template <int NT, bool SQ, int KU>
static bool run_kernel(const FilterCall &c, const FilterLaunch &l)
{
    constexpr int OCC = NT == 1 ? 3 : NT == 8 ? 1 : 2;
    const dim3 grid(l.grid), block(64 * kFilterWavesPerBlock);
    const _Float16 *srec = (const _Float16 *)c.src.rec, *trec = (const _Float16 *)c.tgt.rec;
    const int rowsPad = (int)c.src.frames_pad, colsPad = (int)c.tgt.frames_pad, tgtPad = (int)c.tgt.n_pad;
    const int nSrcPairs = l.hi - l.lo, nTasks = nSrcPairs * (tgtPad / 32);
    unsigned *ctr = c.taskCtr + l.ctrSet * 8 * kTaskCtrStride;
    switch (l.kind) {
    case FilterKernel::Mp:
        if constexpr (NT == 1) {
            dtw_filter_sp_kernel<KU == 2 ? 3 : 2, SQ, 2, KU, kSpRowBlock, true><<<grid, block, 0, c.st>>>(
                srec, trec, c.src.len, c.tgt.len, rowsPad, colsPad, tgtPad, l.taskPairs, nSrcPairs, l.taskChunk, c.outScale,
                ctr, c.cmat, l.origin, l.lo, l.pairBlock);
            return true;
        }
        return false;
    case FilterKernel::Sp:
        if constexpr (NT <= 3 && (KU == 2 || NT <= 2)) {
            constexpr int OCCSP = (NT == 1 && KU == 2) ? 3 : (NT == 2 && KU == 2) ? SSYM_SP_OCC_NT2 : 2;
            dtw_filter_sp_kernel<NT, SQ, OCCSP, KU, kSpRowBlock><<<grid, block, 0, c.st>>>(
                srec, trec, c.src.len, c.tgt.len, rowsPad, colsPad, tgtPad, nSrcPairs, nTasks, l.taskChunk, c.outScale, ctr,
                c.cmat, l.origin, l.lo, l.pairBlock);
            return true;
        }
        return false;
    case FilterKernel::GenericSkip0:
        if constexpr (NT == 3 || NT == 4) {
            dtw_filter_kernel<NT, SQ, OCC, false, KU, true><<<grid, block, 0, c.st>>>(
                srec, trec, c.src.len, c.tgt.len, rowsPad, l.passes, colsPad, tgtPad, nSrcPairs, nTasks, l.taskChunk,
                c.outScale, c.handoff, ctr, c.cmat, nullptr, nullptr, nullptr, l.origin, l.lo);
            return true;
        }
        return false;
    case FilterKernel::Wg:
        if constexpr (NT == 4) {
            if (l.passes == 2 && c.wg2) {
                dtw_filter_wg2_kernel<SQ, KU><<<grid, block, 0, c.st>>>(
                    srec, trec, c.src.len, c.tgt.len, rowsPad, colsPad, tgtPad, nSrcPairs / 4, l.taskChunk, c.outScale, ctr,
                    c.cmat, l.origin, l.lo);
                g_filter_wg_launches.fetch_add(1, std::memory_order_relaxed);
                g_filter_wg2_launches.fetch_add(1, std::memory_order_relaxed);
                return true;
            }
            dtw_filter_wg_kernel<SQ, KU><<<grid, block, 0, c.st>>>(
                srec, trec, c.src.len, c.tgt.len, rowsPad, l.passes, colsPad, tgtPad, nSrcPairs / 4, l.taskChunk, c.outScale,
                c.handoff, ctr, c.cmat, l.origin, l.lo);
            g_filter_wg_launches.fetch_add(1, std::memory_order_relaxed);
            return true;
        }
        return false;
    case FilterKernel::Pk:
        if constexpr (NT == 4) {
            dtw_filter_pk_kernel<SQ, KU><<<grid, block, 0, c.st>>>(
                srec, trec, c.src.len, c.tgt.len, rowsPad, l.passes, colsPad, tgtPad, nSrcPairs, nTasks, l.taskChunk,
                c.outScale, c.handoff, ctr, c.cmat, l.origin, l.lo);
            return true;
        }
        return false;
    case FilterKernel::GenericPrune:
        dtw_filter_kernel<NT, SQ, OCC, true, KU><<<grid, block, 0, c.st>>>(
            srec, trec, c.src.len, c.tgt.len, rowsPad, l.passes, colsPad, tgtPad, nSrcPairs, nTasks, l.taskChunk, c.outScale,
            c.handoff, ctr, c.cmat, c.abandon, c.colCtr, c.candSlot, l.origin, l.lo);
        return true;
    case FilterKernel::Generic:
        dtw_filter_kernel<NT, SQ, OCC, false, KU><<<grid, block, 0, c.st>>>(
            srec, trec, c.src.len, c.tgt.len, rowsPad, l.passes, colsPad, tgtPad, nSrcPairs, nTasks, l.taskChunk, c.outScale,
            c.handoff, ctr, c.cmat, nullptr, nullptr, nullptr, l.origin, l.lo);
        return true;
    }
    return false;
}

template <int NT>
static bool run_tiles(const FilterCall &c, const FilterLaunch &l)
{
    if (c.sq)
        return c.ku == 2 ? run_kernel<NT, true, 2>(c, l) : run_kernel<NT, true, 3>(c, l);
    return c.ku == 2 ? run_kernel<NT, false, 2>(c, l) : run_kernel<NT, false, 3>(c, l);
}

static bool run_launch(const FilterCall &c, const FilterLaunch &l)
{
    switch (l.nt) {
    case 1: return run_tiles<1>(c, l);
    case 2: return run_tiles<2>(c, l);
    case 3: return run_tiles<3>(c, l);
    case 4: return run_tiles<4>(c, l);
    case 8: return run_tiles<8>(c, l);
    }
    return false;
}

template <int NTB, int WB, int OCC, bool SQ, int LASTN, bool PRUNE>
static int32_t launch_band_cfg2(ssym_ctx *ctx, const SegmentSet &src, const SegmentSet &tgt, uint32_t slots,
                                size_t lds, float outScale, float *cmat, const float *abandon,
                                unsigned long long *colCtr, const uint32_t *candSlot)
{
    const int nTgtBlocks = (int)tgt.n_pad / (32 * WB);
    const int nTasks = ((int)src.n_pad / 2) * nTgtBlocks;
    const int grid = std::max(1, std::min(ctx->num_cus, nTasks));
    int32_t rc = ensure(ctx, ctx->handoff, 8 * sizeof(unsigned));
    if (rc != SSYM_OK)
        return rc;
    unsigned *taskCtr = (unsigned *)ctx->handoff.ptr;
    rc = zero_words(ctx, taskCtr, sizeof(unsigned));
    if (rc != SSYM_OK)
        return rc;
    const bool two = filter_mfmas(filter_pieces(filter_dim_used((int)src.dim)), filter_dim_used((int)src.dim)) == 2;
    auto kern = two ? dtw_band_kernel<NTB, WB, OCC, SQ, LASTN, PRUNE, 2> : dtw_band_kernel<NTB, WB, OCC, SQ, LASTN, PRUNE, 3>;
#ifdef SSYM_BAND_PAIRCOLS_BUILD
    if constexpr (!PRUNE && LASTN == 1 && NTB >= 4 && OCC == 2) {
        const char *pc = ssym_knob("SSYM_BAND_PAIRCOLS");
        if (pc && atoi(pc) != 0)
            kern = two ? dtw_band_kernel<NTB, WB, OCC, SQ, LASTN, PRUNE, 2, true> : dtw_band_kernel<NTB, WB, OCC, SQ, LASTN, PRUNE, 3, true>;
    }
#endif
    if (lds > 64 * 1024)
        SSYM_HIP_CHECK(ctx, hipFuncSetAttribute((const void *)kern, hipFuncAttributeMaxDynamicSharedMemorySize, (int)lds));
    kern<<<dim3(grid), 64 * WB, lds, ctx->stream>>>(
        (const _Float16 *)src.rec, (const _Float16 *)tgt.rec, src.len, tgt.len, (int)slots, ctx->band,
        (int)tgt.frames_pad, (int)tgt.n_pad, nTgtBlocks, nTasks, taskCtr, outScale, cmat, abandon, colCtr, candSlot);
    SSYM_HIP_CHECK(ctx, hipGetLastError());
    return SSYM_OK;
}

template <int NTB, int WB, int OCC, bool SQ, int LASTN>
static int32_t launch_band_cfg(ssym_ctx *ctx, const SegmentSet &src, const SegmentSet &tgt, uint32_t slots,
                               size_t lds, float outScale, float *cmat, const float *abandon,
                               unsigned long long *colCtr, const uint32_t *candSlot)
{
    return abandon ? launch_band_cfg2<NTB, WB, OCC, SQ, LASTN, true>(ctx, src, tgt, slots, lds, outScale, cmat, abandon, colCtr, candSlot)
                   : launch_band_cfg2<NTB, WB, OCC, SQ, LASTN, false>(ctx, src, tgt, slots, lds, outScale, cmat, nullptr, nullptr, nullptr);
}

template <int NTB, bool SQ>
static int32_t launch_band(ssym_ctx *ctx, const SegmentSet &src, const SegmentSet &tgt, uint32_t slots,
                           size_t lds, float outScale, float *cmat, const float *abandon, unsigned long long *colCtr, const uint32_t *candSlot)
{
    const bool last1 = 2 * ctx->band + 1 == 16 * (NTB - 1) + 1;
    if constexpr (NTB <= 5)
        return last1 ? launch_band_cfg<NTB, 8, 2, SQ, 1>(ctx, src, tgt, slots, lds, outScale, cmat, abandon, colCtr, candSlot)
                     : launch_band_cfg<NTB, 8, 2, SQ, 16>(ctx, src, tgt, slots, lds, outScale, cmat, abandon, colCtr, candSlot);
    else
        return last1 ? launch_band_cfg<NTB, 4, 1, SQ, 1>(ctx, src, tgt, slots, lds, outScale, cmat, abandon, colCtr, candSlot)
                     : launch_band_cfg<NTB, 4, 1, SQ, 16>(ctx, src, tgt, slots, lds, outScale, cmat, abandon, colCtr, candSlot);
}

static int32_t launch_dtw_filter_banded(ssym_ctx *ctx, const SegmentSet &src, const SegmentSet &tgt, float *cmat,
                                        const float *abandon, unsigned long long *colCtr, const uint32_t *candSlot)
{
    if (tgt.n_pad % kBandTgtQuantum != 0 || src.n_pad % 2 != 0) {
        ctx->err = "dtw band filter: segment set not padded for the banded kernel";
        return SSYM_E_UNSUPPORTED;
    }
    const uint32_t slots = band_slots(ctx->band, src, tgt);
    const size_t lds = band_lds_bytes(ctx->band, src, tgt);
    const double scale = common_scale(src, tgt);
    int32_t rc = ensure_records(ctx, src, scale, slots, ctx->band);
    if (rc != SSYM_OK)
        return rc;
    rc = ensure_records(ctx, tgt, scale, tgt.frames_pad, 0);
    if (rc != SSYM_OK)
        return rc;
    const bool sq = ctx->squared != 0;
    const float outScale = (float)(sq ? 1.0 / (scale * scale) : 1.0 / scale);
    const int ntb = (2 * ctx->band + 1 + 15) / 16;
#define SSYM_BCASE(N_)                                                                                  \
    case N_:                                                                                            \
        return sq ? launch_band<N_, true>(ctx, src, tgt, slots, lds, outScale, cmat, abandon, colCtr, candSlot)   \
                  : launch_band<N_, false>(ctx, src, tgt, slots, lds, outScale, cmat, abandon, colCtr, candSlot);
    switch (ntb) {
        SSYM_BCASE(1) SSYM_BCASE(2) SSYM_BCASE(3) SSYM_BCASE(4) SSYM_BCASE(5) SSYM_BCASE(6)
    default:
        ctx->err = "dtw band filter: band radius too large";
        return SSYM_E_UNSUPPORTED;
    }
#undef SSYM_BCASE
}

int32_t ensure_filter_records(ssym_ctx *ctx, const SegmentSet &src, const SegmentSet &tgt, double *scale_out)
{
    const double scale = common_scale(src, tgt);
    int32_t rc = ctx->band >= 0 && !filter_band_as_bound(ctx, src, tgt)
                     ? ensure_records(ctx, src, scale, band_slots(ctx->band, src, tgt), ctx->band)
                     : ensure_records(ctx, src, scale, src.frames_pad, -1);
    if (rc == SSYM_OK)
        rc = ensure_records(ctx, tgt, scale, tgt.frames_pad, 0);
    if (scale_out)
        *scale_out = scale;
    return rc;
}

○ ○ ○ ○ ○ ○ ○

WHAT TO WORK ON
Look above for the line holding "int32_t rc = ensure(ctx, ctx->handoff, 8" and the line holding "static int32_t launch_band(ssym_ctx". Retype both, and every line between them, word for word and nothing else.

OUTPUT BELOW
    int32_t rc = ensure(ctx, ctx->handoff, 8 * sizeof(unsigned));
    if (rc != SSYM_OK)
        return rc;
    unsigned *taskCtr = (unsigned *)ctx->handoff.ptr;
    rc = zero_words(ctx, taskCtr, sizeof(unsigned));
    if (rc != SSYM_OK)
        return rc;
    const bool two = filter_mfmas(filter_pieces(filter_dim_used((int)src.dim)), filter_dim_used((int)src.dim)) == 2;
    auto kern = two ? dtw_band_kernel<NTB, WB, OCC, SQ, LASTN, PRUNE, 2> : dtw_band_kernel<NTB, WB, OCC, SQ, LASTN, PRUNE, 3>;
#ifdef SSYM_BAND_PAIRCOLS_BUILD
    if constexpr (!PRUNE && LASTN == 1 && NTB >= 4 && OCC == 2) {
        const char *pc = ssym_knob("SSYM_BAND_PAIRCOLS");
        if (pc && atoi(pc) != 0)
            kern = two ? dtw_band_kernel<NTB, WB, OCC, SQ, LASTN, PRUNE, 2, true> : dtw_band_kernel<NTB, WB, OCC, SQ, LASTN, PRUNE, 3, true>;
    }
#endif
    if (lds > 64 * 1024)
        SSYM_HIP_CHECK(ctx, hipFuncSetAttribute((const void *)kern, hipFuncAttributeMaxDynamicSharedMemorySize, (int)lds));
    kern<<<dim3(grid), 64 * WB, lds, ctx->stream>>>(
        (const _Float16 *)src.rec, (const _Float16 *)tgt.rec, src.len, tgt.len, (int)slots, ctx->band,
        (int)tgt.frames_pad, (int)tgt.n_pad, nTgtBlocks, nTasks, taskCtr, outScale, cmat, abandon, colCtr, candSlot);
    SSYM_HIP_CHECK(ctx, hipGetLastError());
    return SSYM_OK;
}

template <int NTB, int WB, int OCC, bool SQ, int LASTN>
static int32_t launch_band_cfg(ssym_ctx *ctx, const SegmentSet &src, const SegmentSet &tgt, uint32_t slots,
                               size_t lds, float outScale, float *cmat, const float *abandon,
                               unsigned long long *colCtr, const uint32_t *candSlot)
{
    return abandon ? launch_band_cfg2<NTB, WB, OCC, SQ, LASTN, true>(ctx, src, tgt, slots, lds, outScale, cmat, abandon, colCtr, candSlot)
                   : launch_band_cfg2<NTB, WB, OCC, SQ, LASTN, false>(ctx, src, tgt, slots, lds, outScale, cmat, nullptr, nullptr, nullptr);
}

template <int NTB, bool SQ>
static int32_t launch_band(ssym_ctx *ctx, const SegmentSet &src, const SegmentSet &tgt, uint32_t slots,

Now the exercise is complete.